Sanskrit: Buddha Shakyamuni Tibetan: Sang gye sha kya tu pa

Shakyamuni Buddha is a common subject in Tibetan art. He is depicted either as a single figure in a composition or together with the two principle disciples, Shariputra and Maudgalyayana. A slightly more elaborate painting might include the Sixteen Arhats, the Thirty-five Confession Buddhas and finally the Life story of the Buddha. Paintings such as these are very specific representations of the two Lower Vehicles of Buddhism according to the Tibetan Buddhist system. They depict the most important iconic figures and narratives that represent the Hinayana and Mahayana Traditions of Buddhism.

In Vajrayana Buddhism, more elaborate subject compositions will have Shakyamuni at the center surrounded by bodhisattva figures, worldly gods, meditational deities and protectors, leaving out the Two Disciples, Sixteen Arhats, Confession Buddhas and Life Story.

The particular type of composition represented here has Shakyamuni Buddha at the center accompanied by the two principal disciples, the Sixteen Arhats and then the life story of Buddha in surrounding registers taking up nearly half the space of the total composition. (The Thirty-five Confession Buddhas are not included).

Shakyamuni Buddha (Tibetan: sha kya tu pa, sang gye. English: the Enlightened One, Sage of the Shakya Clan) is the historical founder of the Buddhist religion. Formal in appearance, the Buddha gazes forward with partially closed eyes, the blue-black hair on the head is piled in a tuft on top with a single gold ornament adorning the crown. Between the eyebrows is a dot (urna), typically white, and adorning the neck are three curved horizontal lines. The earlobes are long and pierced. With the right arm bare the right hand is extended across the knee in the earth touching gesture (mudra). The left hand performs the gesture of meditation - palm upward in the lap. Placed in the palm of the hand is a black begging bowl holding a large jewel. Across the left shoulder is a saffron coloured patchwork robe. A similar lower garment is tied at the waist with a cloth belt. The legs are folded in vajra posture with the right placed over the left.

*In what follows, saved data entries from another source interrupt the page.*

struct Bmat { real b[9]; };
#ifndef OFDFT_ZPBE_TWTAB
#define OFDFT_ZPBE_TWTAB 1
#endif
constexpr bool kZpbeTT = OFDFT_ZPBE_TWTAB != 0;
template <int M, int E, bool LAPL>
__global__ __launch_bounds__(256, (z_waves<M, E, OFDFT_Z_EMAX_PBE>(2))) void zpbe2_kernel(DenSrc ds, cplx* __restrict__ A, cplx* __restrict__ B,
                                                                      const real* __restrict__ dzn,
                                                                      real* __restrict__ dfdn, real inv_n, real inv_nz,
                                                                      GgaSel sel, Bmat bm, SpecGeom g,
                                                                      const cplx* __restrict__ twM_g,
                                                                      const cplx* __restrict__ twN_g,
                                                                      acc_t* __restrict__ partial, cplx* __restrict__ Lsp) {
    extern __shared__ __attribute__((aligned(16))) real lds[];
    const cplx *twM, *twN;
    const ZTwReq<M, E> twq = z_tw_request<M, E>(twM_g, twN_g);
    ds = ds.resolved();
    const ZLane<M, E> z(g, lds);
    cplx a[E], b[E], c[E], n[E];
    cplx lp[LAPL ? E : 1];
#if OFDFT_Z_PREFETCH
    {
        real nyq_a, nyq_b;
        z_issue_row<M, E>(a, nyq_a, z, A, g);
        z_issue_row<M, E>(b, nyq_b, z, B, g);
        z_tw_commit<M, E>(lds, twq, twM_g, twN_g, twM, twN);
        z_inverse_regs<M, E, kZpbeTT>(a, z, twM, twN, nyq_a);
        if constexpr (LAPL) {
            real nyq_l;
            z_issue_row<M, E>(lp, nyq_l, z, Lsp, g);
            z_inverse_regs<M, E, kZpbeTT>(b, z, twM, twN, nyq_b);
            z_inverse_regs<M, E, kZpbeTT>(lp, z, twM, twN, nyq_l);
        } else {
            z_inverse_regs<M, E, kZpbeTT>(b, z, twM, twN, nyq_b);
        }
    }
#else
    z_tw_commit<M, E>(lds, twq, twM_g, twN_g, twM, twN);
    z_load_inverse<M, E, kZpbeTT>(a, z, A, g, twM, twN);
    z_load_inverse<M, E, kZpbeTT>(b, z, B, g, twM, twN);
    if constexpr (LAPL) z_load_inverse<M, E, kZpbeTT>(lp, z, Lsp, g, twM, twN);
#endif
    z_load_real<M, E, true>(c, z, dzn);
    z_load_real<M, E, true>(n, z, ds.src);
    acc_t acc[kPbeScalars] = {0.0, 0.0, 0.0};
    cplx d[E];
    const bool diag = bm.b[1] == 0.0 && bm.b[2] == 0.0 && bm.b[3] == 0.0 && bm.b[5] == 0.0 && bm.b[6] == 0.0 && bm.b[7] == 0.0;
#pragma unroll
    for (int q = 0; q < E; ++q) {
        __builtin_amdgcn_sched_barrier(0);
        const real da0 = a[q].x * inv_n, db0 = b[q].x * inv_n, dc0 = c[q].x;
        const real da1 = a[q].y * inv_n, db1 = b[q].y * inv_n, dc1 = c[q].y;
        real gx0, gx1, gy0, gy1, gz0, gz1;
        if (diag) {
            gx0 = bm.b[0] * da0; gx1 = bm.b[0] * da1;
            gy0 = bm.b[4] * db0; gy1 = bm.b[4] * db1;
            gz0 = bm.b[8] * dc0; gz1 = bm.b[8] * dc1;
        } else {
            gx0 = bm.b[0] * da0 + bm.b[3] * db0 + bm.b[6] * dc0; gx1 = bm.b[0] * da1 + bm.b[3] * db1 + bm.b[6] * dc1;
            gy0 = bm.b[1] * da0 + bm.b[4] * db0 + bm.b[7] * dc0; gy1 = bm.b[1] * da1 + bm.b[4] * db1 + bm.b[7] * dc1;
            gz0 = bm.b[2] * da0 + bm.b[5] * db0 + bm.b[8] * dc0; gz1 = bm.b[2] * da1 + bm.b[5] * db1 + bm.b[8] * dc1;
        }
        PbePoint p0 = {0, 0, 0, 0, 0}, p1 = {0, 0, 0, 0, 0};
        if constexpr (LAPL) {
            real dl0 = 0.0, dl1 = 0.0;
            if (z.valid && ZW<M, E>::PL::slot_out(q) && ZW<M, E>::PL::lane_out(z.j, q)) {
                GgaSel nk = sel;
                nk.k = 0;
                const real g20 = gx0 * gx0 + gy0 * gy0 + gz0 * gz0, g21 = gx1 * gx1 + gy1 * gy1 + gz1 * gz1;
                p0 = pbe_point(ds(n[q].x), g20, nk);
                p1 = pbe_point(ds(n[q].y), g21, nk);
                pg_laplacian_point(ds(n[q].x), g20, lp[q].x * inv_n, sel, p0, dl0);
                pg_laplacian_point(ds(n[q].y), g21, lp[q].y * inv_n, sel, p1, dl1);
            }
            lp[q] = mkc(dl0, dl1);
        } else if (z.valid && ZW<M, E>::PL::slot_out(q) && ZW<M, E>::PL::lane_out(z.j, q)) {
            p0 = pbe_point(ds(n[q].x), gx0 * gx0 + gy0 * gy0 + gz0 * gz0, sel);
            p1 = pbe_point(ds(n[q].y), gx1 * gx1 + gy1 * gy1 + gz1 * gz1, sel);
        }
        acc[0] += p0.fx + p1.fx;
        acc[1] += p0.fc + p1.fc;
        acc[2] += p0.fk + p1.fk;
        d[q] = mkc(p0.dfdn, p1.dfdn);
        if (diag) {
            a[q] = mkc(p0.dfdg * (bm.b[0] * gx0), p1.dfdg * (bm.b[0] * gx1));
            b[q] = mkc(p0.dfdg * (bm.b[4] * gy0), p1.dfdg * (bm.b[4] * gy1));
            c[q] = mkc(p0.dfdg * (bm.b[8] * gz0), p1.dfdg * (bm.b[8] * gz1));
        } else {
            a[q] = mkc(p0.dfdg * (bm.b[0] * gx0 + bm.b[1] * gy0 + bm.b[2] * gz0),
                       p1.dfdg * (bm.b[0] * gx1 + bm.b[1] * gy1 + bm.b[2] * gz1));
            b[q] = mkc(p0.dfdg * (bm.b[3] * gx0 + bm.b[4] * gy0 + bm.b[5] * gz0),
                       p1.dfdg * (bm.b[3] * gx1 + bm.b[4] * gy1 + bm.b[5] * gz1));
            c[q] = mkc(p0.dfdg * (bm.b[6] * gx0 + bm.b[7] * gy0 + bm.b[8] * gz0),
                       p1.dfdg * (bm.b[6] * gx1 + bm.b[7] * gy1 + bm.b[8] * gz1));
        }
    }
    using PL = typename ZW<M, E>::PL;
    repattern_out_to_in<PL, true>(a, z.j, z.mine);
    z_forward_store<M, E, kZpbeTT>(a, z, A, g, twM, twN);
    repattern_out_to_in<PL, true>(b, z.j, z.mine);
    z_forward_store<M, E, kZpbeTT>(b, z, B, g, twM, twN);
    if constexpr (LAPL) {
        repattern_out_to_in<PL, true>(lp, z.j, z.mine);
        z_forward_store<M, E, kZpbeTT>(lp, z, Lsp, g, twM, twN);
    }
    repattern_out_to_in<PL, true>(c, z.j, z.mine);
    z_deriv_row<M, E, kZpbeTT>(c, z, twM, twN);
#pragma unroll
    for (int q = 0; q < E; ++q) d[q] = mkc(d[q].x - 2.0 * inv_nz * c[q].x, d[q].y - 2.0 * inv_nz * c[q].y);
    z_store_real<M, E>(d, z, dfdn);
    block_reduce_store<kPbeScalars>(acc, partial + (long long)g.blk0 * kPbeScalars);
}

"Born in the Shakya race through skillful means and compassion, destroying the army of Mara who was unable to be destroyed by others, with a body radiant like a mountain of gold; homage to you, King of Shakya." (Tibetan liturgical verse).

A Buddha is known for having thirty-two major and eighty minor distinguishing physical characteristics (marks) based on the Indian cultural description of a Universal Monarch (Chakravartin) - the highest and most developed male form. Only a few of these 112 marks are ever depicted in art, examples of such marks are the ushnisha on the top of the head, the urnakesha between the eyes, the three curved horizontal lines on the neck, and a Dharma Wheel impression on the palms of the hands and soles of the feet.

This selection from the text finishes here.